On Sat, 21 Aug 2021 at 03:29, Jarek Potiuk <[email protected]> wrote:

> Agree with Ash here. It's OK to present different view of the "source" of
> the DAG once we parsed the Python code. This can be done and it could be as
> easy as
>
> a) adding a field to dag to point to a "definition file" if the DAGs are
> produced by parsing files from source folder
> b) API call/parameter to submit/fetch the dag (providing we implement some
> form of DAG fetcher/DAG submission)
>
> On Fri, Aug 20, 2021 at 10:49 PM Ash Berlin-Taylor <[email protected]> wrote:
>
>> Changing the code view to show the YAML is now "relatively" easy to
>> achieve, at least from the webserver point of view, as since 2.0 it doesn't
>> read the files on disk, but from the DB.
>>
>> There's a lot of details, but changing the way these DagCode rows are
>> written could be achievable whilst still keeping the "there must be a
>> python file to generate the dag".
>>
>> -ash
>>
>> On Fri, Aug 20 2021 at 20:41:55 +0000, "Shaw, Damian P." <
>> [email protected]> wrote:
>>
>> I’d personally find this very useful.
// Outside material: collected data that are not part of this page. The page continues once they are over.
__global__ __launch_bounds__(256) void bn_bwd_coeffs(const float* __restrict__ partial, int64_t nb, int C, double N,
                                                     const float* __restrict__ gamma, const float* __restrict__ invstd,
                                                     float* __restrict__ out , float* acc_dweight,
                                                     float* acc_dbias, const float* __restrict__ count_dev) {
  __shared__ double s_w0[4], s_w1[4];
  if (count_dev) N = (double)count_dev[0];
  const int c = blockIdx.x;
  double s0 = 0.0, s1 = 0.0;
// ... 80 lines not shown
  return t;
}

}

int64_t col_blocks(int64_t V) {
  int64_t nb = (V + 127) / 128;
  if (nb < 1) nb = 1;
  if (nb > 2048) nb = 2048;
  return nb;
}

int launch_bn_merge(const float* partial, int64_t nb, int64_t V, int64_t C, float* stats, hipStream_t stream) {
  if (C == 0) return SG_OK;
  SG_REQUIRE(nb == col_blocks(V), "partial buffer must have sg_col_blocks(V) blocks");
  const int rpb = (int)((V + nb - 1) / nb);
  bn_merge<<<(int)((C + 3) / 4), 256, 0, stream>>>(partial, nb, V, (int)C, rpb, stats, nullptr);
  SG_HIP_TRY(hipGetLastError());
  return SG_OK;
}

int launch_bn_merge_tiles(const float* partial, int64_t nb, int64_t rpb, int64_t V, int64_t C, float* stats,
                          float* count_out, hipStream_t stream) {
  if (C == 0) return SG_OK;
  SG_REQUIRE(rpb > 0 && rpb <= INT32_MAX && nb >= (V + rpb - 1) / rpb, "partial buffer must have >= ceil(V / rows_per_tile) tiles");
  bn_merge<<<(int)((C + 3) / 4), 256, 0, stream>>>(partial, nb, V, (int)C, (int)rpb, stats, count_out);
  SG_HIP_TRY(hipGetLastError());
  return SG_OK;
}

int launch_bn_stats_finalize(const float* partial, int64_t nb, int64_t V, int64_t C, const float* gamma,
                             const float* beta, float* running_mean, float* running_var, float momentum, float eps,
                             float* out, int64_t* batches_tracked, hipStream_t stream) {
  if (C == 0) return SG_OK;
  SG_REQUIRE(nb == col_blocks(V), "partial buffer must have sg_col_blocks(V) blocks");
  const int rpb = (int)((V + nb - 1) / nb);
  bn_stats_finalize<<<(int)C, 256, 0, stream>>>(partial, nb, V, (int)C, rpb, gamma, beta, running_mean, running_var,
                                                momentum, eps, out, (long long*)batches_tracked);
  SG_HIP_TRY(hipGetLastError());
  return SG_OK;
}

There’s usually extra information I
>> have about the DAG, and the current “docs_md” is usually not nearly
>> sufficient enough as it’s poorly placed so if I start adding a lot of info
>> it gets in the way of the regular UI. Also last I tested the markdown
>> formatting didn’t work and neither did the other formatter options.
>>
>>
>>
>> But I’m not sure how much other people have demand for this.
>>
>>
>>
>> Thanks,
>>
>> Damian
>>
>>
>>
>> *From:* Collin McNulty <[email protected]>
>> *Sent:* Friday, August 20, 2021 16:36
>> *To:* [email protected]
>> *Subject:* Re: [DISCUSS] Adding better support for parametrized DAGs and
>> dynamic DAGs using JSON/YAML dataformats
>>
>>
>>
>> On the topic of pointing the code view to yaml, would we alternatively
>> consider adding a view on the UI that would allow arbitrary text content?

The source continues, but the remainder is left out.